Future work expands community engagement
Dr. Liz Perry-Sizemore, vice president and dean of Maryville College, shared information about four new academic initiatives that will enhance the school’s commitment to community engagement: The Myrtle Coker Wilkinson Honors Program that will see high-achieving students contribute to the community through focused research and leadership; the Ellis Center for Faculty and Student Excellence that will support faculty scholarship and development and student collaborations; and the Parks Cowan Liberal Arts Award and Job Childs Lawrence Award that will support curricular development and scholarship, much of which involves community engagement.
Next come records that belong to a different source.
# DeJhon-Huang/TrueTrace-Unity-Pathtracer

Measured on AMD Instinct MI355X. Metric: Mrays/sec (primary+1-bounce) on Sponza CWBVH at 1080p; % HBM roofline, higher is better.
Workload: dtype f32

## Files before the change

### truetrace-unity-pathtracer_amd/csrc/tt_trace.hip

```cpp
#include "tt_launch.h"
#include "tt_wide.h"

#ifndef TT_LEAF_REFILL_MIN
#define TT_LEAF_REFILL_MIN (TT_LEAF_POOL ? 16 : TT_REFILL_MIN)
#endif

namespace {
template <int INFO, int LEAF = 0>
__device__ __forceinline__ bool write_record(const TraceArgs& A, uint32_t ray_index, uint32_t pix, float col_w,
                                             const Best& best, const LaneRay& wr, int32_t inst_mesh = 0,
                                             int32_t inst_tri_offset = 0) {
    tt_ray_data* R = A.rays + ray_index;
    const int32_t best_mesh = LEAF ? (best.tri_id != -1 ? inst_mesh : 0) : best.mesh_id;
    auto tri_offset_of_best = [&]() -> int32_t {
        if (LEAF) return best.tri_id != -1 ? inst_tri_offset : A.mesh[0].TriOffset;
        return A.mesh[best.mesh_id].TriOffset;
    };
    if (INFO != 0) {
        if (pix < A.n_pixels) {
            uint4 o;
            bool write = false;
            if (INFO == 1) {
                const int32_t to = tri_offset_of_best();
                o = make_uint4((uint32_t)best_mesh, (uint32_t)(best.tri_id - to),
// ... 28 lines not shown
                        } else {
                            o.x = __float_as_uint(w.dx * best.t + w.ox);
                            o.y = __float_as_uint(w.dy * best.t + w.oy);
                            o.z = __float_as_uint(w.dz * best.t + w.oz);
                        }
                    }
                    o.w = miss ? 1u : 0u;
                }
            }
            if (write) reinterpret_cast<uint4*>(A.info)[pix] = o;
        }
    }
    const uint32_t uv = (uint32_t)(best.u * 65535.0f) | ((uint32_t)(best.v * 65535.0f) << 16);
    const uint4 hit = make_uint4((uint32_t)best_mesh, (uint32_t)best.tri_id, __float_as_uint(best.t), uv);
    reinterpret_cast<uint4*>(R)[2] = hit;
    if (A.hits_out) {
        const u32x4 v = {hit.x, hit.y, hit.z, hit.w};
        __builtin_amdgcn_raw_buffer_store_b128(v, buffer_rsrc(A.hits_out, 0x7fffffff), (ray_index - A.ray_offset) << 4,
                                               0, 0);
    }
    return best.t != A.far_plane;
}

__device__ __forceinline__ void keep_record(const TraceArgs& A, uint32_t ray_index) {
    if (A.hits_out) {
        const uint4 h = reinterpret_cast<const uint4*>(A.rays + ray_index)[2];
        const u32x4 v = {h.x, h.y, h.z, h.w};
        __builtin_amdgcn_raw_buffer_store_b128(v, buffer_rsrc(A.hits_out, 0x7fffffff), (ray_index - A.ray_offset) << 4,
                                               0, 0);
    }
}

static_assert(TT_CHUNK_BIG == 64, "the adaptive order maps one dequeue (TT_CHUNK_BIG rays) to one 64-ray chunk");
#ifndef TT_ORDER_MIN_REPS
#define TT_ORDER_MIN_REPS 32
#endif
__device__ __forceinline__ void record_chunk_cost(const TraceArgs& A, bool swizzle, uint32_t ray_index, int32_t reps) {
    if (reps < TT_ORDER_MIN_REPS) return;
    const uint32_t local = ray_index - A.ray_offset;
    uint32_t c = local >> 6;
    if (swizzle) {
        const uint32_t py = fastdiv(local, A.div_width), px = local - py * A.width;
        c = (py >> 3) * (A.width >> 3) + (px >> 3);
    }
    atomicMax(A.chunk_cost + c, (uint32_t)reps);
}
}


namespace {
__device__ __forceinline__ bool root_leaf_hit(const RootLeaf& R, const LaneRay& r, float max_distance) {
    const float adjx = __uint_as_float(rl_byte(R.e, 0) << 23) * r.ix;
    const float adjy = __uint_as_float(rl_byte(R.e, 1) << 23) * r.iy;
    const float adjz = __uint_as_float(rl_byte(R.e, 2) << 23) * r.iz;
    const float orgx = r.ix * (R.px - r.ox);
    const float orgy = r.iy * (R.py - r.oy);
    const float orgz = r.iz * (R.pz - r.oz);
    const bool nx = r.dx < 0.0f, ny = r.dy < 0.0f, nz = r.dz < 0.0f;
    const uint32_t x_min = rl_byte(nx ? R.qhi : R.qlo, 0), x_max = rl_byte(nx ? R.qlo : R.qhi, 0);
    const uint32_t y_min = rl_byte(ny ? R.qhi : R.qlo, 1), y_max = rl_byte(ny ? R.qlo : R.qhi, 1);
    const uint32_t z_min = rl_byte(nz ? R.qhi : R.qlo, 2), z_max = rl_byte(nz ? R.qlo : R.qhi, 2);
    const float tminx = fma_((float)x_min, adjx, orgx);
    const float tminy = fma_((float)y_min, adjy, orgy);
    const float tminz = fma_((float)z_min, adjz, orgz);
    const float tmaxx = fma_((float)x_max, adjx, orgx);
    const float tmaxy = fma_((float)y_max, adjy, orgy);
    const float tmaxz = fma_((float)z_max, adjz, orgz);
    const float tmin = fmaxf(fmaxf(tminx, tminy), fmaxf(tminz, 1e-8f));
    float tmaxz_c;
    asm("v_min_f32 %0, %1, %2" : "=v"(tmaxz_c) : "v"(tmaxz), "v"(max_distance));
    const float tmax = fminf(fminf(tmaxx, tmaxy), tmaxz_c);
    return tmin < tmax;
}
}


template <bool STATS, bool MATCHECK, int INFO, bool IND, bool ORD, int LEAF = 0>
__device__ __forceinline__ void trace_body(const TraceArgs& A) {
    static_assert(!LEAF || (!STATS && !MATCHECK && !ORD), "the leaf-TLAS form has no stats / material / order variants");
    constexpr bool POOL = LEAF != 0 && TT_LEAF_POOL != 0;
    constexpr bool ROOTSTEP = POOL && TT_LEAF_ROOT_STEP != 0;
    constexpr bool RESTART = ROOTSTEP && TT_LEAF_RESTART != 0;
    static_assert(!RESTART || LEAF == 1, "the restart parks no world ray: the record write reads it back");
    constexpr int tt_lds_depth = lds_depth_of<LEAF>();
    static_assert(!POOL || TT_CHUNK_BIG == TT_WAVE, "the prepared-ray pool holds one chunk, one slot per lane");
    __shared__ uint2 s_stack[tt_lds_depth][TT_BLOCK];
    __shared__ uint4 s_pool[POOL ? 3 : 1][TT_BLOCK];
    (void)s_pool;
    LeafEntry L{};
    if (LEAF) L = load_leaf_mesh<true>(A.leaf, A.root.base_tri + firstbithigh(A.root.bits));
    uint32_t root_cg_x = 0, root_tg_x = 0, root_imask = 0;
    if (ROOTSTEP) {
        const NodeWords n = load_node_uniform(A.nodes, A.n_nodes, (uint32_t)L.off.w);
        root_cg_x = n.n1.x + (uint32_t)L.off.y;
        root_tg_x = n.n1.y + (uint32_t)L.off.x;
        root_imask = n.n0.w >> 24;
    }
    const uint32_t tid = threadIdx.x;
    zero_next_control(A.ctl_next, tid);
    const uint32_t gtid = blockIdx.x * TT_BLOCK + tid;
    const uint32_t spill_stride = gridDim.x * TT_BLOCK;
    uint2* __restrict__ spill = A.spill;
    (void)gtid;
    (void)spill_stride;
    (void)spill;
    const uint32_t lane = tid & (TT_WAVE - 1);
#ifdef TT_DIAG_BLOCKS
    if (tid < TT_DB_N) tt_db[tid] = 0ull;
    __syncthreads();
#endif

    uint32_t pool_next = 0, pool_end = 0, more = 1;
    const uint32_t wave_id = blockIdx.x * (TT_BLOCK / TT_WAVE) + (tid >> 6);
    SegState S{blockIdx.x % TT_SEGS, 0u, 0u};
    const uint32_t n_rays = IND ? launch_ray_count(A) : A.n_rays;
    const uint32_t n_tiles = (n_rays + 63u) >> 6;
    const bool swizzle = IND ? (A.tile_swizzle && n_rays == A.n_pixels) : (A.tile_swizzle != 0u);
    const __amdgpu_buffer_rsrc_t nodes = buffer_rsrc(A.nodes, A.n_nodes * (uint32_t)TT_NODE_STRIDE);
    const __amdgpu_buffer_rsrc_t tris = buffer_rsrc(A.tris, A.n_tris * (uint32_t)sizeof(TriPos));

    constexpr uint32_t TT_IDLE = 0x80000000u;
    uint32_t ray_index = 0;
    uint32_t pix = 0;
    float col_w = 0.0f;
    bool pending = false;
    LaneRay ray{}, wray{};
    Best best{};
    uint2 cg = make_uint2(0u, 0u), tg = make_uint2(0u, TT_IDLE);
    uint32_t oct = 0;
    int32_t stack_size = 0, tlas_ss = -1;
    int32_t NodeOffset = 0, TriOffset = 0, MatOffset = 0, mesh_id = -1, Reps = 0;
    if (LEAF) {
        NodeOffset = L.off.y;
        TriOffset = L.off.x;
        MatOffset = L.off.z;
        mesh_id = L.mesh_id;
    }
    uint32_t c_nodes = 0, c_tris = 0, c_blas = 0, c_acc = 0, c_rays = 0, c_hits = 0, c_reps = 0, c_ovf = 0;
    uint32_t d_iter = 0, d_node_lanes = 0, d_node_iters = 0, d_tri_lanes = 0, d_tri_iters = 0, d_active_lanes = 0;
    uint32_t d_lead_same = 0, d_uniform = 0;
    auto world_ray = [&]() -> LaneRay { return wray; };
    auto ray_of = [&](uint32_t widx) -> uint32_t {
        uint32_t local = widx;
        if (swizzle) {
            const uint32_t tw = A.width >> 3;
            const uint32_t t = widx >> 6, l = widx & 63u;
            const uint32_t ty = fastdiv(t, A.div_tiles), tx = t - ty * tw;
            local = (ty * 8u + (l >> 3)) * A.width + tx * 8u + (l & 7u);
        }
        return A.ray_offset + local;
    };
    (void)ray_of;
    uint64_t parked = 0ull;
    (void)parked;
    auto ray_index_of = [&](uint32_t v) -> uint32_t {
        if constexpr (RESTART) return ray_of(v);
        return v;
    };
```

“What attracted me to apply for my job was the College’s intention to ‘do good on the largest possible scale,’ and then graduate students who were committed to the same,” said Perry-Sizemore who started at the College in 2024. “This is a school that gets — in the most complete way – why it is here, and it has been committed to this work for over 200 years. Every day at Maryville College, I better understand and appreciate just how we do this.”
Chris Freeman, the College’s director of community engagement, brought the program to a close, explaining that community engagement is supported by three pillars: Student volunteer programs; the Community Engaged designation of courses in the curriculum; and the Community Engaged Scholars Program, which includes Bonner, Bradford, Brahams, and Kyle scholarship recipients, all 70 of whom do at least 90 hours of work per semester with defined community organizations.
“The Carnegie Classification tells us that we do these things well, but also calls for us to keep improving, to go deeper, and we hope that you’ll join us on that journey,” he said. “As we talk about being a College ‘of and for the region’ and ‘doing good on the largest possible scale’ as our founder urged, we want to invite you to be a part of that work as well. As the saying goes, a rising tide lifts all ships.”